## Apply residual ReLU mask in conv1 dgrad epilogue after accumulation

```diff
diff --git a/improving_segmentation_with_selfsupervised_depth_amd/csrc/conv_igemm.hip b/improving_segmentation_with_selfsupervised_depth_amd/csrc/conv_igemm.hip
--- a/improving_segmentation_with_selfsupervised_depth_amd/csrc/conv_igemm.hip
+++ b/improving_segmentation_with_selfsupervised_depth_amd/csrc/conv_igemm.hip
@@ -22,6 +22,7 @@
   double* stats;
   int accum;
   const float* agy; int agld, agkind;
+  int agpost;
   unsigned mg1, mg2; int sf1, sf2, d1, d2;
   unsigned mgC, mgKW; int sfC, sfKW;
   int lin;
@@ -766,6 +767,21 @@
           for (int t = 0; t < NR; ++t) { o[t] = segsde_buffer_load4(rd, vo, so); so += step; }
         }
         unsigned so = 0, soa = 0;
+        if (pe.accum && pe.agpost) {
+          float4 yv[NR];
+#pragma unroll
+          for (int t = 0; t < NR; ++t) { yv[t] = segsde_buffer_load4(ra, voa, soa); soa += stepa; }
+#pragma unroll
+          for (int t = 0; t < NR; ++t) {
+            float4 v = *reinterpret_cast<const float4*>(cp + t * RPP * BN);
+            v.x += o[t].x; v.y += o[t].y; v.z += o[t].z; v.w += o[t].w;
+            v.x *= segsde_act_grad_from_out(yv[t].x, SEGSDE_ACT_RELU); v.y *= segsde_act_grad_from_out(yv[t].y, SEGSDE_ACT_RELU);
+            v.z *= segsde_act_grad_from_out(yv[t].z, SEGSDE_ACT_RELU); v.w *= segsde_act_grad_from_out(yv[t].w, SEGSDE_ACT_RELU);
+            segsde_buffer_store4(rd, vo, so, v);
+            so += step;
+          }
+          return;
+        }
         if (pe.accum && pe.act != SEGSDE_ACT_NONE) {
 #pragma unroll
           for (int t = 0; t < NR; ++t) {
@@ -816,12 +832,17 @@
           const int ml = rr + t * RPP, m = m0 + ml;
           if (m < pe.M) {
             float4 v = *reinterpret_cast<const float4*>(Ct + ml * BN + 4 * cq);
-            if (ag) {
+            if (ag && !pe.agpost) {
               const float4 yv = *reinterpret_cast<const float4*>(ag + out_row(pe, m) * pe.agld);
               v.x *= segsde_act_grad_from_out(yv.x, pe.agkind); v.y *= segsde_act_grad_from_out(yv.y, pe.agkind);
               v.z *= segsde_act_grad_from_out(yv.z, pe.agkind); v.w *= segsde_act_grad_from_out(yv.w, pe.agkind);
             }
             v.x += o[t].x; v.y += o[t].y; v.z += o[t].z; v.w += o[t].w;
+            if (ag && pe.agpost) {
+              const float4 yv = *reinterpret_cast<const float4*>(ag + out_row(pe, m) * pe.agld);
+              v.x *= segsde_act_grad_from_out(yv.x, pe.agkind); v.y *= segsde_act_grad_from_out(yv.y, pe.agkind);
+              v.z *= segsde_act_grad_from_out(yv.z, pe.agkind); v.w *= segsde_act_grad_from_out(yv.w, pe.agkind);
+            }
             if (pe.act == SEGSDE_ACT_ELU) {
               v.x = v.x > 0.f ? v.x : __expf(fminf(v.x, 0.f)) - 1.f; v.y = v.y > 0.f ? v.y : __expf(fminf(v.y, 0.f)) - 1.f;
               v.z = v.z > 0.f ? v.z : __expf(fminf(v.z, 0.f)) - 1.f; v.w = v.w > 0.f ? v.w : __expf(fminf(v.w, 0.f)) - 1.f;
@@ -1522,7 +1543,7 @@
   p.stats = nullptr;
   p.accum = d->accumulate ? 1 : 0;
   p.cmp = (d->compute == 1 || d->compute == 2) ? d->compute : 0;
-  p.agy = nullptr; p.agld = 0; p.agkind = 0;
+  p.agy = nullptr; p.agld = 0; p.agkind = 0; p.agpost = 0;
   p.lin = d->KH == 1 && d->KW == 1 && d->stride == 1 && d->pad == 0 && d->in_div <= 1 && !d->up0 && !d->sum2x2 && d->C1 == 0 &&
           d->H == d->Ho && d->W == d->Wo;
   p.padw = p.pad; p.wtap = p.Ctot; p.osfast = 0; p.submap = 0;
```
——
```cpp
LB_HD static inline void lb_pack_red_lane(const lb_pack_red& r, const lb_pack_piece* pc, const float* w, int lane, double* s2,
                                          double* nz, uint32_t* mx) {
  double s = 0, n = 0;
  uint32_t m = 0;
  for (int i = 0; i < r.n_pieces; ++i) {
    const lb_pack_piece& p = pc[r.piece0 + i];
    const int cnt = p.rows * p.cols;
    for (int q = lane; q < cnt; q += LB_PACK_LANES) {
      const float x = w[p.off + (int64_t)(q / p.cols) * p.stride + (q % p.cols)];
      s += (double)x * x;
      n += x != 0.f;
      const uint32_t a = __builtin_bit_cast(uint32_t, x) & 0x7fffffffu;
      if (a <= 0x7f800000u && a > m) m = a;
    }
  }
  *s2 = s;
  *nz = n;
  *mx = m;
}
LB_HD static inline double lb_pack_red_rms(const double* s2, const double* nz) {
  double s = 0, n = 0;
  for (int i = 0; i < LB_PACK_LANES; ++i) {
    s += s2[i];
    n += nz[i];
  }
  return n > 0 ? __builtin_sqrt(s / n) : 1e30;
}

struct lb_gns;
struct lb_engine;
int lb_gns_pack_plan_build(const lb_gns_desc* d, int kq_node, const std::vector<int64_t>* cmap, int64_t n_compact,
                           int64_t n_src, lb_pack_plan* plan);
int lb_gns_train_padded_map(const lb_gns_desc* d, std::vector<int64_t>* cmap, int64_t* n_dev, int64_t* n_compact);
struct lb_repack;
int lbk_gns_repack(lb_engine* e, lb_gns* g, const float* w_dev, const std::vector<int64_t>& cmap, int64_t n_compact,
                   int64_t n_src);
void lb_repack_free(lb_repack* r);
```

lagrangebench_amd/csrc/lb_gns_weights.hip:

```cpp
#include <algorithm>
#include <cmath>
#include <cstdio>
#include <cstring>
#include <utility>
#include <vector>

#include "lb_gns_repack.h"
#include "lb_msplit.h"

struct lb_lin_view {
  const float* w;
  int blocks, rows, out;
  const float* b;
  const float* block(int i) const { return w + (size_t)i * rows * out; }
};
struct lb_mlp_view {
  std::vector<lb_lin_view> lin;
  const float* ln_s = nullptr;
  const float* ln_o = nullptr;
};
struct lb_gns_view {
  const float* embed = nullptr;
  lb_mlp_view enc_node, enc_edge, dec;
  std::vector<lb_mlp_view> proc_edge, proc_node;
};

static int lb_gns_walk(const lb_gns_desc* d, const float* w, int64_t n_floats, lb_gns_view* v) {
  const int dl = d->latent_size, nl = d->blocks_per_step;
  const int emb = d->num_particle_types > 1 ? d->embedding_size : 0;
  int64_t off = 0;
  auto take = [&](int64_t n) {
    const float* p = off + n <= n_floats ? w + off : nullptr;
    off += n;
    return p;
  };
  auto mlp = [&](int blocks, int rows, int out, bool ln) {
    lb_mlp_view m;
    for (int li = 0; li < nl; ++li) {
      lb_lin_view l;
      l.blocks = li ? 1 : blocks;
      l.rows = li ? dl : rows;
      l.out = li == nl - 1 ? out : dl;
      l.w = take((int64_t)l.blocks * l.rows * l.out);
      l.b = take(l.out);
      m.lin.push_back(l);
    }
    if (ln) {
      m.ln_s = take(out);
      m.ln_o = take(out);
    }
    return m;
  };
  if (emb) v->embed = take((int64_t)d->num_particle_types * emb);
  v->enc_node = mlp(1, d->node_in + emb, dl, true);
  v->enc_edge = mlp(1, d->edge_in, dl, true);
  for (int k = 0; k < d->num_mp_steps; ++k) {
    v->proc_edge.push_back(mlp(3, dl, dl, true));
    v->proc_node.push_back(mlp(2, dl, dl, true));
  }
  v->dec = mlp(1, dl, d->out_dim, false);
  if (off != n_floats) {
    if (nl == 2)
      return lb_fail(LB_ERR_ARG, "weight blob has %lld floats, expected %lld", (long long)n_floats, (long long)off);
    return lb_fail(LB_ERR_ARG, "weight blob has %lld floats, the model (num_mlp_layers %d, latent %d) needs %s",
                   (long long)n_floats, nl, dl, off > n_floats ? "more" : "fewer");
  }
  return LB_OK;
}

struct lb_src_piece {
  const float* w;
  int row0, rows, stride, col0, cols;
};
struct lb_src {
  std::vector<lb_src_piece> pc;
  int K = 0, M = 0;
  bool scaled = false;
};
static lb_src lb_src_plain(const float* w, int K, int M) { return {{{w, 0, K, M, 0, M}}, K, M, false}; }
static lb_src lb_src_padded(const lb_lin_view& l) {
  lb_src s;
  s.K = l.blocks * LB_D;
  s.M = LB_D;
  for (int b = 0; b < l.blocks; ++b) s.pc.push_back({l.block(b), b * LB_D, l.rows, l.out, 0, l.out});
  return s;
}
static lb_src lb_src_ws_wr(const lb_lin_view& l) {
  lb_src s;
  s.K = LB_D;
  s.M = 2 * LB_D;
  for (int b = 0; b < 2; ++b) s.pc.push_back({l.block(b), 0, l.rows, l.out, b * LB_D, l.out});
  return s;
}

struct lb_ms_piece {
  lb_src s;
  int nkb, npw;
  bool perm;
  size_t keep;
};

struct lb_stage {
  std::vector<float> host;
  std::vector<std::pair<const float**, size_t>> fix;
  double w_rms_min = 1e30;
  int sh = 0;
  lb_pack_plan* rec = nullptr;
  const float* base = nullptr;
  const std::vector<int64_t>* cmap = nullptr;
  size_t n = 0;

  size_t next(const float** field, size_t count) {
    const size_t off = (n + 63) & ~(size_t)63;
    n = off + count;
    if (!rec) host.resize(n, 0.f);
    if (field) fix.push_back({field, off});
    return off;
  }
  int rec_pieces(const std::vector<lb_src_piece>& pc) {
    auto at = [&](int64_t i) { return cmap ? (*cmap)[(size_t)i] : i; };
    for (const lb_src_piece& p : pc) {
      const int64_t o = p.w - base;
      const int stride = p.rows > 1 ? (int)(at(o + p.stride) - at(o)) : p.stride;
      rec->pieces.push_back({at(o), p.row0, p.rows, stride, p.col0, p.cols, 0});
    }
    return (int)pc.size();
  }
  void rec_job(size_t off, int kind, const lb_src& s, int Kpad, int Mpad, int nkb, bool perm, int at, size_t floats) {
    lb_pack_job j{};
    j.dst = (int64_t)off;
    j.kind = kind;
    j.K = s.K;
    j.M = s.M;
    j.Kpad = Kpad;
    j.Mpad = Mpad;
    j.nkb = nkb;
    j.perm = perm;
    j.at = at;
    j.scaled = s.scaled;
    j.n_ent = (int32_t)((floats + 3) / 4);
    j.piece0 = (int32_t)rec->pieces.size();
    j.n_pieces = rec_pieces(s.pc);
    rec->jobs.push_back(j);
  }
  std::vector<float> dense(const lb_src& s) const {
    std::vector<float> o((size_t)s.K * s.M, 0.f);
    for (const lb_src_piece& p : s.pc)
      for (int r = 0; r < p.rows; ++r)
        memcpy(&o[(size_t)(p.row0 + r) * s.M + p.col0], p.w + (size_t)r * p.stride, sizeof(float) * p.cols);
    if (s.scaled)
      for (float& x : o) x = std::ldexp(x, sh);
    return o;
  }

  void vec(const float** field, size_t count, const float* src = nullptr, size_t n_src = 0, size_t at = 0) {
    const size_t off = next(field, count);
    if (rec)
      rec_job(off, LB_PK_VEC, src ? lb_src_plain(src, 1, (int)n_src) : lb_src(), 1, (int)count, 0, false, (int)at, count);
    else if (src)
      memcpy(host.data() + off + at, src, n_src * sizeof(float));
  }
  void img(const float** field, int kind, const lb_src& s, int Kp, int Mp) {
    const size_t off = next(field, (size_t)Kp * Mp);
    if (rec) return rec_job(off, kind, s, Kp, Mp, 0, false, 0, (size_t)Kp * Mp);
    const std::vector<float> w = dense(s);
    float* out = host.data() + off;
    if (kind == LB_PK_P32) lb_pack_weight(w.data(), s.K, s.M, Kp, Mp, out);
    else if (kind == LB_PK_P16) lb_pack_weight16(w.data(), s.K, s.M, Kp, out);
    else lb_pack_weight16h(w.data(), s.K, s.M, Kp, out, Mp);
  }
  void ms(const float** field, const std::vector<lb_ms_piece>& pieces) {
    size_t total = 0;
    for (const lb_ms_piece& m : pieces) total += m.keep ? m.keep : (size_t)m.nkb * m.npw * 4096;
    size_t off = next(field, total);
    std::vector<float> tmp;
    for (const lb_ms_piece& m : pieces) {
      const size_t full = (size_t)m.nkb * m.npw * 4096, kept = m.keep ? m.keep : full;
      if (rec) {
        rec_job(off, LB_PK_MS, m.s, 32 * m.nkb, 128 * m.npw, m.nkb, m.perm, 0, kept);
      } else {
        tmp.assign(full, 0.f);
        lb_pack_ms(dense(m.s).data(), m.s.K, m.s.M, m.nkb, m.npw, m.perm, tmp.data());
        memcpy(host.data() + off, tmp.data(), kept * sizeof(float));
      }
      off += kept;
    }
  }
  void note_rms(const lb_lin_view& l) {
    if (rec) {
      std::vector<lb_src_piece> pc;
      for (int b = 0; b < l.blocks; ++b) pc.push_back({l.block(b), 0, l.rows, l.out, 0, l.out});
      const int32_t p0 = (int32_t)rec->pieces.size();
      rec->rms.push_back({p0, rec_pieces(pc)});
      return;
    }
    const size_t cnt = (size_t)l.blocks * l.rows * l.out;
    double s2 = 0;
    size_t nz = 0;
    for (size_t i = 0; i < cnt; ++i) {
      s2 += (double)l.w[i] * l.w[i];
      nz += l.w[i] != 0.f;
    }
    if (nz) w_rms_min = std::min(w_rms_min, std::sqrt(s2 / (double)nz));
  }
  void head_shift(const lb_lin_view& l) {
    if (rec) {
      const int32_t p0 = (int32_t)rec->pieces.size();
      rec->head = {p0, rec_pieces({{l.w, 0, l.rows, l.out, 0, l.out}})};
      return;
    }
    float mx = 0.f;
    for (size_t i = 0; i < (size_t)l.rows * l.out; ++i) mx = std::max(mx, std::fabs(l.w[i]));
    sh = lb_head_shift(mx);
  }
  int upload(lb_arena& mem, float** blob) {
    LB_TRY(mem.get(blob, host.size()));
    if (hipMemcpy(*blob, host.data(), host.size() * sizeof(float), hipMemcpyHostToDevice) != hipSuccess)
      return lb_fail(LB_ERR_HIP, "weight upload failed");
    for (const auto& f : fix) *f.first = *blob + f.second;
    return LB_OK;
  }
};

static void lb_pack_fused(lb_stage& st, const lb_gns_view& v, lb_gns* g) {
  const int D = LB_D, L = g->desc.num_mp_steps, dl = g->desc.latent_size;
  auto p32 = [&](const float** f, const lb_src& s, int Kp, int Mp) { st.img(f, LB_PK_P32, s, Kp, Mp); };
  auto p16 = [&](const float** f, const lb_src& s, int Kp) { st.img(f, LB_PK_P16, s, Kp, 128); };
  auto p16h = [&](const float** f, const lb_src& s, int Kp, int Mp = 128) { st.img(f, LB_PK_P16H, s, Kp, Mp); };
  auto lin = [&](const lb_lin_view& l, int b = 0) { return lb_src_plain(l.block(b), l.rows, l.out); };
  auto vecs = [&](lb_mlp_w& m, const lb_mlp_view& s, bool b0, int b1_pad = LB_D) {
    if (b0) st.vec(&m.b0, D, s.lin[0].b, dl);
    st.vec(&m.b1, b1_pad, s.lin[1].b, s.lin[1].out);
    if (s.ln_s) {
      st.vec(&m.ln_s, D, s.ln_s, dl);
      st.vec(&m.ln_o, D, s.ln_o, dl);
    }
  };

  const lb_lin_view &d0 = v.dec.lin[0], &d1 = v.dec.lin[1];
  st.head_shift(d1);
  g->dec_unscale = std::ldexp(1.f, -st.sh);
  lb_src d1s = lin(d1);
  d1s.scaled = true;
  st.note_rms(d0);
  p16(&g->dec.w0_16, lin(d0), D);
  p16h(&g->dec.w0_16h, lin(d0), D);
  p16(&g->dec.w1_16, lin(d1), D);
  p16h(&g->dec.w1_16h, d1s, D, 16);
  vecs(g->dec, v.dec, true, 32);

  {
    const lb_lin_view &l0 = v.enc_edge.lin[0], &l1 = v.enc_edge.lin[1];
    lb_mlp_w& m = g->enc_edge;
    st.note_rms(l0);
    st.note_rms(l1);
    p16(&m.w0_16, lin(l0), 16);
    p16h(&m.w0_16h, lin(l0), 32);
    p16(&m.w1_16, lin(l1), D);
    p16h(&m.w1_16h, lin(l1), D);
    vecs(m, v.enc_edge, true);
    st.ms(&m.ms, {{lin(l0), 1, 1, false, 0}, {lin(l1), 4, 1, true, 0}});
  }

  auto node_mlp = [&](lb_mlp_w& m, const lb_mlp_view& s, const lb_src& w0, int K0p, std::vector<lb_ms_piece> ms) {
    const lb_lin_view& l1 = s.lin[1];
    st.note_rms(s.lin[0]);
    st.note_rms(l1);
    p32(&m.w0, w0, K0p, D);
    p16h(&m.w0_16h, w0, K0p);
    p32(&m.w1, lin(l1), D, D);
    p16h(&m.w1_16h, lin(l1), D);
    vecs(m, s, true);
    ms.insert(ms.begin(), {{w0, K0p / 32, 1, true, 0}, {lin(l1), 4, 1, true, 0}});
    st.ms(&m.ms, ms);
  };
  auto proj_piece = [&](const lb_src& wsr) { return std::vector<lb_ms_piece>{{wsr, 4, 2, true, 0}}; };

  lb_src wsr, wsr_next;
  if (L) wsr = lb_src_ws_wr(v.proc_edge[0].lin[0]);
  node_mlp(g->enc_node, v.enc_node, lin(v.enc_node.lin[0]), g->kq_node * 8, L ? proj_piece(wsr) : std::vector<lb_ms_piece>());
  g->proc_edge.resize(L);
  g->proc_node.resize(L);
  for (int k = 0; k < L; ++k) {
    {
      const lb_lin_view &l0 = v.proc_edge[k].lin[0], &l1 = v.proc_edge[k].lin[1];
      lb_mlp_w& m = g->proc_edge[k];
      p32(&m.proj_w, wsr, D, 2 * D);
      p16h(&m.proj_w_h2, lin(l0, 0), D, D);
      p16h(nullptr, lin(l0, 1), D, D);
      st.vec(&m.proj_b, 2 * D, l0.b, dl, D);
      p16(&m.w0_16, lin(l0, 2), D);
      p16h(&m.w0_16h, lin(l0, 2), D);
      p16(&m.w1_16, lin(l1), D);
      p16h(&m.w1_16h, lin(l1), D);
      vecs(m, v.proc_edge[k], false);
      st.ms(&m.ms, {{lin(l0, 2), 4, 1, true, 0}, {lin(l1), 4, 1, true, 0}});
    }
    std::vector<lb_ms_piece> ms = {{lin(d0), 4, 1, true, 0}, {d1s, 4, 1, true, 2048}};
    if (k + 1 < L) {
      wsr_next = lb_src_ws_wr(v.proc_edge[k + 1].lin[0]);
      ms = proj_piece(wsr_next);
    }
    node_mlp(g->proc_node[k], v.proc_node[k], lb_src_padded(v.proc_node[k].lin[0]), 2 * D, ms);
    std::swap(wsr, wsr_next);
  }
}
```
——
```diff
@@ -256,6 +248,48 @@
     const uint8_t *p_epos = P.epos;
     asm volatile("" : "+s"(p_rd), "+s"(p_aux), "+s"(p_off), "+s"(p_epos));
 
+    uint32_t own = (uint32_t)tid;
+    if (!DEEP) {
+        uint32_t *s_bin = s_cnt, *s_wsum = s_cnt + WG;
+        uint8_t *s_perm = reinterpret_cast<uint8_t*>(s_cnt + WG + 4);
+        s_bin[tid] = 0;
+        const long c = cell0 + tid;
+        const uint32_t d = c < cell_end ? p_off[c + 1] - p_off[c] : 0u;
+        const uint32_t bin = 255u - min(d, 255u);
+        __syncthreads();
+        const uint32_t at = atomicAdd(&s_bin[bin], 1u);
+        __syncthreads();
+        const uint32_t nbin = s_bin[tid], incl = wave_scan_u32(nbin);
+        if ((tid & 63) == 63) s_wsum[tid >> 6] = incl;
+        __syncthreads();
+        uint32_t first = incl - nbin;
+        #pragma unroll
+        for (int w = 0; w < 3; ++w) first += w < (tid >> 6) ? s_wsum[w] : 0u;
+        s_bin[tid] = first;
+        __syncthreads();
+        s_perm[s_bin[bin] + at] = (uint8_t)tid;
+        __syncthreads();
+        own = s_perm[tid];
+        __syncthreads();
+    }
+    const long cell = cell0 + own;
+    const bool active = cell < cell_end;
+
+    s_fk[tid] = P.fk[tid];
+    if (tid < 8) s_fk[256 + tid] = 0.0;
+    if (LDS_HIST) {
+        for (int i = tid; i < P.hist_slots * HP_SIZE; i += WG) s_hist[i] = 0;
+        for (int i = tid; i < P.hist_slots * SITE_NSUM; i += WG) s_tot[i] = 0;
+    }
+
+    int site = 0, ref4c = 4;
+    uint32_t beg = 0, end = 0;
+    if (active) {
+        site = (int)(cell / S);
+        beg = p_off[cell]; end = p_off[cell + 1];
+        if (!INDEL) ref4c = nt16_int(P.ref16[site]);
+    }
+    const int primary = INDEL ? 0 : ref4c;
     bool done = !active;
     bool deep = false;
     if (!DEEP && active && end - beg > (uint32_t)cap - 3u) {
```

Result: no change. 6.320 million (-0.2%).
——
- _What is being asked_
For an answer, give a copy of every line in the listing that holds the word "count".

- _Result of the exercise_
  size_t next(const float** field, size_t count) {
    n = off + count;
  void vec(const float** field, size_t count, const float* src = nullptr, size_t n_src = 0, size_t at = 0) {
    const size_t off = next(field, count);
      rec_job(off, LB_PK_VEC, src ? lb_src_plain(src, 1, (int)n_src) : lb_src(), 1, (int)count, 0, false, (int)at, count);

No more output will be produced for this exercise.